US     09/20/2007     7:48 P.M.     BILLING INFORMATION RECEIVED

Tracking results provided by UPS:  09/22/2007 5:13 P.M.  ET


----------



## chrisk121

HELP!


Tracking Detail     | Help Help

Your package has experienced an exception.


Tracking Number:     *****************     
Type:     Package      
Status:     Exception
See description below      
Service:     WORLDWIDE SERVICES      

Package Progress
Location     Date     Local Time     Description

CALGARY,
AB,  CA     09/22/2007     5:41 A.M.     A HOLD HAS BEEN REQUESTED. PAYMENT MUST BE MADE PRIOR TO RELEASE / THE RECEIVER HAS AGREED TO ACCEPT THE DELIVERY CHARGES

CALGARY,
AB,  CA     09/21/2007     4:40 P.M.     REGISTERED WITH CLEARING AGENCY / SHIPMENT SUBMITTED TO CLEARING AGENCY
    09/21/2007     4:40 P.M.     REGISTERED WITH CLEARING AGENCY / RELEASED BY CLR AGENCY. NOW IN-TRANSIT
    09/21/2007     4:17 A.M.     A HOLD HAS BEEN REQUESTED. PAYMENT MUST BE MADE PRIOR TO RELEASE

Tracking results provided by UPS:  09/22/2007 11:12 P.M.  ET


----------



## Garbz

And just what are we supposed to do? Call UPS!


----------



## Big Mike

They shouldn't provide all those shipping details...all it does, is get people's hopes up and then give them heart attacks.


----------



## chrisk121

It's okay. It came to my house at about 4 PM today.


----------



## I7coder

hey, for shipping products outside US,Viaddress is the best . I have been using them since many years. Their rates are much lower thanBongous, Vpost, Borderlinx .
I have had purchased several items online and shipped them to India by viaddress service only and the most important thing is, items are always received in perfect conditions.
2 years ago i had to buy a necklace for my mom and the liked one wasn't available here. so i bought it from eBay and shipped them through viaddreess. Necklace was reached in 3 days. they are really fast, reliable and trustworthy.
i would say, for international customers, it is must to have them. here is the link.
VIAddress : Your US address
Also they have live chat support, so if you need any assistance, they are always ready to answer your queries.


----------



## ann

in many years i have never seen this.


----------



## RyanLilly

One I had a package pass through Denver 3 times, although that was reasonable because they kept running into blizzards and sending it back to the Denver hub to be redirected. All that info can be confusing, but at least it lets UPS pinpoint a shipment at any time and place. Ive never heard of UPS actually loosing a package, maybe being put on the wrong truck for a day, but even that is very seldom.


----------



## Josh66

RyanLilly said:


> ... maybe being put on the wrong truck for a day, but even that is very seldom.



I've had that happen a couple times.

The package was in Fort Worth (I lived in Fort Worth at the time too).  I checked it in the morning and it was "Out for delivery".

Good.  Right on time.

5:00 came and went and still no package.  Checked the tracking again and this time it says "Delayed due to inclement weather"

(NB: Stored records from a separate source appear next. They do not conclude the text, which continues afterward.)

template <int KB, int VEC, bool LDNT = false>
__global__ void __launch_bounds__(kThreads) multidot_kernel(size_t n, const double* __restrict__ V, size_t ldv, int k,
                                                            const double* __restrict__ w,
                                                            double* __restrict__ partials, const double* gate = nullptr,
                                                            unsigned xcd = 0) {
    if (gate && gate[0] == 0.0) return;
    double acc[KB];
#pragma unroll
    for (int j = 0; j < KB; ++j) acc[j] = 0.0;
    double ww = 0.0;
    const size_t stride = (size_t)gridDim.x * kThreads;
    if (VEC == 2) {
        const StreamRange rg = stream_range(n >> 1, xcd);
        for (size_t i = rg.lo; i < rg.hi; i += rg.step) {
            const double2 wv = ld2<LDNT>(w, i);
            ww = fma(wv.x, wv.x, ww); ww = fma(wv.y, wv.y, ww);
#pragma unroll
            for (int j = 0; j < KB; ++j) {
                if (j < k) {
                    const double2 vv = ld2<LDNT>(V + (size_t)j * ldv, i);
                    acc[j] = fma(vv.x, wv.x, acc[j]);
                    acc[j] = fma(vv.y, wv.y, acc[j]);
                }
            }
        }
        if ((n & 1) && blockIdx.x == 0 && threadIdx.x == 0) {
            const double wv = w[n - 1];
            ww = fma(wv, wv, ww);
#pragma unroll
            for (int j = 0; j < KB; ++j)
                if (j < k) acc[j] = fma(V[(size_t)j * ldv + n - 1], wv, acc[j]);
        }
    } else {
        for (size_t i = (size_t)blockIdx.x * kThreads + threadIdx.x; i < n; i += stride) {
            const double wv = w[i];
            ww = fma(wv, wv, ww);
#pragma unroll
            for (int j = 0; j < KB; ++j)
                if (j < k) acc[j] = fma(V[(size_t)j * ldv + i], wv, acc[j]);
        }
    }
    __shared__ double sm[4][KB + 1];
    const int lane = threadIdx.x & 63, wid = threadIdx.x >> 6;
#pragma unroll
    for (int j = 0; j < KB; ++j) {
        const double s = wave_sum(acc[j]);
        if (lane == 0) sm[wid][j] = s;
    }
    {
        const double s = wave_sum(ww);
        if (lane == 0) sm[wid][KB] = s;
    }
    __syncthreads();
    for (int j = threadIdx.x; j <= k; j += kThreads) {
        const int src = (j == k) ? KB : j;
        partials[(size_t)blockIdx.x * (k + 1) + j] = (sm[0][src] + sm[1][src]) + (sm[2][src] + sm[3][src]);
    }
}

template <int KB, int VEC, bool NT = false, bool LDNT = false, int U = 1, bool DEV = false>
__global__ void __launch_bounds__(kThreads) multiaxpy_kernel(size_t n, const double* __restrict__ V, size_t ldv, int k,
                                                             Coefs cf, const double* src, double scale, double* dst,
                                                             int want_norm, double* __restrict__ partials, unsigned xcd = 0,
                                                             const double* __restrict__ dcoef = nullptr, int gated = 0) {
    if (DEV) {
        if (gated && dcoef[kMaxBasis + 1] == 0.0) return;
        scale = dcoef[kMaxBasis];
#pragma unroll
        for (int j = 0; j < KB; ++j) cf.c[j] = j < k ? dcoef[j] : 0.0;
    }
    double nn = 0.0;
    if (VEC == 2) {
        const StreamRange rg = stream_range(n >> 1, xcd);
        const size_t n2 = rg.hi, stride = rg.step;
        for (size_t i0 = rg.lo; i0 < n2; i0 += stride * U) {
            double2 r[U];
// ... 125 lines not shown
    }
    {
        const double s_ = wave_sum(ww);
        if (lane == 0) sm[wid][KB] = s_;
    }
    if (GRAM) {
#pragma unroll
        for (int j = 0; j < KB; ++j) {
            const double s_ = wave_sum(accg[j]);
            if (lane == 0) sm[wid][KB + 1 + j] = s_;
        }
    }
    __syncthreads();
    const int nv = GRAM ? 2 * k + 1 : k + 1;
    for (int j = threadIdx.x; j < nv; j += kThreads) {
        const int src = j < k ? j : (j == k ? KB : KB + 1 + (j - k - 1));
        partials[(size_t)blockIdx.x * nv + j] = (sm[0][src] + sm[1][src]) + (sm[2][src] + sm[3][src]);
    }
}

template <int KB, int U, bool NT, bool LDNT, bool DEV>
__global__ void __launch_bounds__(kThreads) multiaxpy_c_kernel(size_t n, const double* __restrict__ V, size_t ldv, int k, Coefs cf,
                                                               const double* src, double scale, double* dst, int want_norm,
                                                               double* __restrict__ partials,
                                                               const double* __restrict__ dcoef, int gated, int stag) {
    if (DEV) {
        if (gated && dcoef[kMaxBasis + 1] == 0.0) return;
        scale = dcoef[kMaxBasis];
#pragma unroll
        for (int j = 0; j < KB; ++j) cf.c[j] = j < k ? dcoef[j] : 0.0;
    }
    if (stag > 0) {
        const int P = stag & 255, map = (stag >> 8) & 255, units = stag >> 16;
        const int ph = (map == 0 ? (int)(blockIdx.x >> 3) : (int)(blockIdx.x >> 8)) % P;
        const int nburst = ((k + 2) * ph) / P;
        for (int i = 0; i < nburst * units; ++i) __builtin_amdgcn_s_sleep(1);
    }
    double nn = 0.0;
    stream_loop<U>(n >> 1, [&](auto uc, size_t i0, size_t st) {
        constexpr int UU = decltype(uc)::value;
        double2 r[UU];
#pragma unroll
        for (int u = 0; u < UU; ++u) r[u] = src ? ld2<LDNT>(src, i0 + u * st) : make_double2(0.0, 0.0);
#pragma unroll
        for (int j = 0; j < KB; ++j) {
            if (j < k) {
                double2 vv[UU];
#pragma unroll
                for (int u = 0; u < UU; ++u) vv[u] = ld2<LDNT>(V + (size_t)j * ldv, i0 + u * st);
#pragma unroll
                for (int u = 0; u < UU; ++u) { r[u].x = fma(cf.c[j], vv[u].x, r[u].x); r[u].y = fma(cf.c[j], vv[u].y, r[u].y); }
            }
        }
#pragma unroll
        for (int u = 0; u < UU; ++u) {
            r[u].x *= scale; r[u].y *= scale;
            if (NT) st2nt(dst, i0 + u * st, r[u]);
            else reinterpret_cast<double2*>(dst)[i0 + u * st] = r[u];
            nn = fma(r[u].x, r[u].x, nn); nn = fma(r[u].y, r[u].y, nn);
        }
    });
    if ((n & 1) && blockIdx.x == 0 && threadIdx.x == 0) {
        const size_t i = n - 1;
        double r = src ? src[i] : 0.0;
#pragma unroll
        for (int j = 0; j < KB; ++j)
            if (j < k) r = fma(cf.c[j], V[(size_t)j * ldv + i], r);
        r *= scale;
        dst[i] = r;
        nn = fma(r, r, nn);
    }
    if (want_norm) {
        __shared__ double sm[4];
        nn = wave_sum(nn);
        if ((threadIdx.x & 63) == 0) sm[threadIdx.x >> 6] = nn;
        __syncthreads();
        if (threadIdx.x == 0) partials[blockIdx.x] = (sm[0] + sm[1]) + (sm[2] + sm[3]);
    }
}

It was 85 that day with a perfectly clear sky.


----------



## icassell

But the important question remains ...

Did you get something good?


----------



## Josh66

icassell said:


> Did you get something good?



A couple lenses, I think.


----------



## SpeedTrap

The reason you saw calgary so early is that it was submitted to the broker, it was not there, just the paperwork for clearance was there.


----------



## Garbz

Wow UPS shipping must be strange if the thread can somehow be revived after more than 2 years by a spammer with no one noticing that it is spam


----------



## Jeffro

I ordered something from B&h and I hope I dont have this much trouble....


----------



## Josh66

Garbz said:


> Wow UPS shipping must be strange if the thread can somehow be revived after more than 2 years by a spammer with no one noticing that it is spam



I noticed (may have reported it, I can't remember now), just didn't care.  The thread is back, might as well keep it going for now - lol.

And, apparently, UPS has sucked for a long time.

EVERY SINGLE thing I order and have shipped UPS gets here at least a day late.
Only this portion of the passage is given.